Япония была последним зарубежьем в кругосветном путешествии 22-летнего престолонаследника Дома Романовых Николая Александровича.

Первым японским портом, в который вошел бронепалубный крейсер “Память Азова” с Его Императорским Высочеством на борту, стал Нагасаки. Из порта в резиденцию губернатора высокие гости поехали на рикшах. По словам самого цесаревича, он “оказался в полном восторге”.

А затем была древняя столица Японии – Киото. И здесь понедельник 29 апреля (12 мая) никак не предвещал быть тяжелым днем. В сопровождении японского принца Арисугавы вместе с греческим принцем Георгом Николай Александрович побывал у местного губернатора, “дом которого поразил совершенно европейским стилем”. На берегах самого большого в Японии озера Бива” созерцали живописные храмы и святилища, с каменной башни полюбовались великолепными видами. И конечно же, посещали чайные домики в окружении гейш. Но вот ближе к 16 часам тот понедельник едва не оказался роковым для цесаревича Николая Романова.
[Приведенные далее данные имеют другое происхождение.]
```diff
@@ -169,7 +200,11 @@
         lds_barrier();
       }
     };
-    for (int kb = 0; kb < Ls; kb += KBS, ++ib) key_block(kb);
+    if constexpr (SPLIT0) {
+      key_block(0, std::true_type{});
+      ib = 1;
+    }
+    for (int kb = SPLIT0 ? KBS : 0; kb < Ls; kb += KBS, ++ib) key_block(kb, std::false_type{});
     if constexpr (PLDS && !PLFIX) {
       static_assert(DB, "a single staging buffer leaves room for a fixed parameter block");
       static_assert((size_t)2 * BM * tile_stride<T>(DM) + 2 * 8 * BM * sizeof(float) + enc_bc_param_bytes<T, DM>() <= (size_t)BUFB, "parameter block inside buffer 0");
diff --git a/diffusion-handwriting-generation.pytorch_amd/csrc/gemm_core.h b/diffusion-handwriting-generation.pytorch_amd/csrc/gemm_core.h
--- a/diffusion-handwriting-generation.pytorch_amd/csrc/gemm_core.h
+++ b/diffusion-handwriting-generation.pytorch_amd/csrc/gemm_core.h
@@ -242,6 +242,17 @@
 DHW_DEV void store16_wt(__amdgpu_buffer_rsrc_t rsrc, unsigned byte_off, const uint4& v) {
   typedef unsigned u32x4_t __attribute__((ext_vector_type(4)));
   __builtin_amdgcn_raw_buffer_store_b128((u32x4_t){v.x, v.y, v.z, v.w}, rsrc, byte_off, 0, 16);
+}
+DHW_DEV void store8_wt(__amdgpu_buffer_rsrc_t rsrc, unsigned byte_off, const uint2& v) {
+  typedef unsigned u32x2_t __attribute__((ext_vector_type(2)));
+  __builtin_amdgcn_raw_buffer_store_b64((u32x2_t){v.x, v.y}, rsrc, byte_off, 0, 16);
+}
+DHW_DEV void store_pair_wt(int lane, __amdgpu_buffer_rsrc_t rsrc, unsigned off0, unsigned off1, const f32x4& v0, const f32x4& v1, bool doit) {
+  const uint2 a = pack4_bf16(v0), b = pack4_bf16(v1);
+  const auto lo = __builtin_amdgcn_permlane16_swap(a.x, b.x, false, false);
+  const auto hi = __builtin_amdgcn_permlane16_swap(a.y, b.y, false, false);
+  const unsigned off = (lane >> 4) & 1 ? off1 - 8 : off0;
+  if (doit) store16_wt(rsrc, off, make_uint4(lo[0], hi[0], lo[1], hi[1]));
 }
 DHW_DEV void tile_release_early(int tid) {
   asm volatile("s_waitcnt vmcnt(0)\n\ts_barrier" ::: "memory");
```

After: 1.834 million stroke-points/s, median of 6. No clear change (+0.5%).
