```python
i64p = np.ctypeslib.ndpointer(dtype=np.int64, flags="C_CONTIGUOUS")
i32p = np.ctypeslib.ndpointer(dtype=np.int32, flags="C_CONTIGUOUS")
f64p = np.ctypeslib.ndpointer(dtype=np.float64, flags="C_CONTIGUOUS")
vp = C.c_void_p
dbl = C.c_double
i64 = C.c_int64
i32 = C.c_int32
pi64 = C.POINTER(C.c_int64)
pdbl = C.POINTER(C.c_double)


class TCIError(RuntimeError):
# ... 17 lines not shown
    "tci_last_error": ([vp], C.c_char_p),
    "tci_ctx_stream": ([vp], vp),
    "tci_ctx_synchronize": ([vp], C.c_int),
    "tci_last_kernel_stats": ([vp, C.c_int, pdbl, pi64], C.c_int),
    "tci_last_kernel_units": ([vp, C.c_int, pdbl, pi64, pi64], C.c_int),
    "tci_set_rrlu_persist": ([vp, C.c_int], C.c_int),
    "tci_rrlu_persist_faulted": ([vp], C.c_int),
    "tci_set_shard_exchange": ([vp, C.c_int], C.c_int),
    "tci_last_shard_exchange": ([vp], C.c_int),
    "tci_set_timing": ([vp, C.c_int], C.c_int),
    "tci_set_rrlu_flush": ([vp, C.c_int], C.c_int),
    "tci_set_rrlu_epochs": ([vp, C.c_int], C.c_int),
    "tci_rrlu_epochs_for": ([vp, i64, i64], C.c_int),
    "tci_set_rrlu_small": ([vp, C.c_int], C.c_int),
    "tci_set_rrlu_mid": ([vp, C.c_int], C.c_int),
    "tci_set_rrlu_shadow": ([vp, C.c_int], C.c_int),
    "tci_rrlu_shadow_bytes": ([], C.c_int),
    "tci_set_c128_shadow": ([vp, C.c_int], C.c_int),
    "tci_set_dense_mfma": ([vp, C.c_int], C.c_int),
    "tci_func_create": ([vp, C.c_int, vp, i64, i32p, i32, C.POINTER(vp)], C.c_int),
    "tci_func_destroy": ([vp], C.c_int),
    "tci_func_create_host": ([vp, vp, vp, i32p, i32, C.POINTER(vp)], C.c_int),
    "tci_func_create_c128": ([vp, vp, i32, vp, i32, C.POINTER(vp)], C.c_int),
    "tci_batcheval_h": ([vp, vp, vp, i64, i32, vp, i64, i32, i32, vp, i64, pdbl], C.c_int),
    "tci_batcheval_d": ([vp, vp, vp, i64, i32, vp, i64, i32, i32, vp, i64, pdbl], C.c_int),
    "tci_batcheval_dd": ([vp, vp, vp, i64, i32, vp, i64, i32, i32, vp, i64, vp], C.c_int),
    "tci_batcheval_da": ([vp, vp, vp, i64, i32, vp, i64, i32, i32, vp, i64, vp], C.c_int),
    "tci_rrlu_h": ([vp, vp, i64, i64, i64, i64, dbl, dbl, C.c_int, vp, vp, vp, vp, i64, pi64, pdbl],
                   C.c_int),
    "tci_rrlu_c128_h": ([vp, vp, i64, i64, i64, i64, dbl, dbl, C.c_int, vp, vp, vp, vp, i64, pi64, pdbl,
# ... 241 lines not shown
```

Baseline: 2650.

## Read rrLU input directly from source until first flush, skipping initial copy

Before the first write-back, the rrLU passes now read matrix entries straight from the caller's source buffer rather than first copying the whole input into the working array. The first flush pass reads the source and writes every column back, including pivoted and untouched entries, so the working copy becomes complete at that point. A fallback copy runs if factorization stops before the first flush. This removes one full read and write of the 8192x8192 f64 matrix. In exchange it adds new template kernel variants and extra raw-copy stores inside the flush pass.

```diff
diff --git a/include/tci_hip.h b/include/tci_hip.h
--- a/include/tci_hip.h
+++ b/include/tci_hip.h
@@ -48,6 +48,7 @@
 int tci_rrlu_epochs_for(tci_ctx* ctx, int64_t m, int64_t n);
 int tci_set_rrlu_small(tci_ctx* ctx, int enabled);
 int tci_set_rrlu_mid(tci_ctx* ctx, int enabled);
+int tci_set_rrlu_src_direct(tci_ctx* ctx, int enabled);
 int tci_set_rrlu_persist(tci_ctx* ctx, int enabled);
 int tci_rrlu_persist_faulted(tci_ctx* ctx);
 int tci_set_shard_exchange(tci_ctx* ctx, int mode);
diff --git a/tensorcrossinterpolation.jl_amd/csrc/tci_abi.cpp b/tensorcrossinterpolation.jl_amd/csrc/tci_abi.cpp
--- a/tensorcrossinterpolation.jl_amd/csrc/tci_abi.cpp
+++ b/tensorcrossinterpolation.jl_amd/csrc/tci_abi.cpp
@@ -48,6 +48,7 @@
     int small_path = 1;
     int mid_path = 1;
     int mid_faulted = 0;
+    int src_direct = 1;
     int persist = 0;
     int persist_faulted = 0;
     int persist_kinds = 3;
@@ -594,8 +595,15 @@
     const int nbx = nb * epochs;
     g.nbs = nb;
     g.pe = g.ps = 0;
-    g.Asrc = dsrc;
+    const bool srcdirect = dsrc && c->src_direct && mr > nbx && shadow && tci::shadow_elem_bytes() <= 2 &&
+                           ldsrc % 4 == 0;
+    auto on_input = [&](bool in) {
+        g.A = in ? const_cast<double*>(dsrc) : dA;
+        g.lda = in ? ldsrc : lda;
+    };
+    g.Asrc = srcdirect ? nullptr : dsrc;
     g.ldsrc = ldsrc;
+    on_input(srcdirect);
     tci::launch_pass(c->stream, 0, false, shadow, g, grid);
     g.Asrc = nullptr;
     struct Sched {
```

На обратном пути наследник российского престола ехал в пятой коляске за местным губернатором и полицмейстером. Позади катились рикши с принцами Георгом и Арисугавой. Самая широкая городская улица, на которую въехала свита, едва достигала в поперечине двух саженей, что-то в четыре с лишним метра. По обеим сторонам плотно толпились любопытные горожане. Тем не менее, ехали быстро. Если в Нагасаки бежавшему в оглоблях дзен-рикше помогал сзади экипажа один толкач, то в Оцу – двое. В данном случае толкачами были  японские корейцы. Они мало чем отличались от  собственно дзен-рикши: та же подпоясанная бечевой  куртка-кимоно с широкими  рукавами, та же выпуклая,  как у грибов, шляпа, и гетры, закрывающие голени.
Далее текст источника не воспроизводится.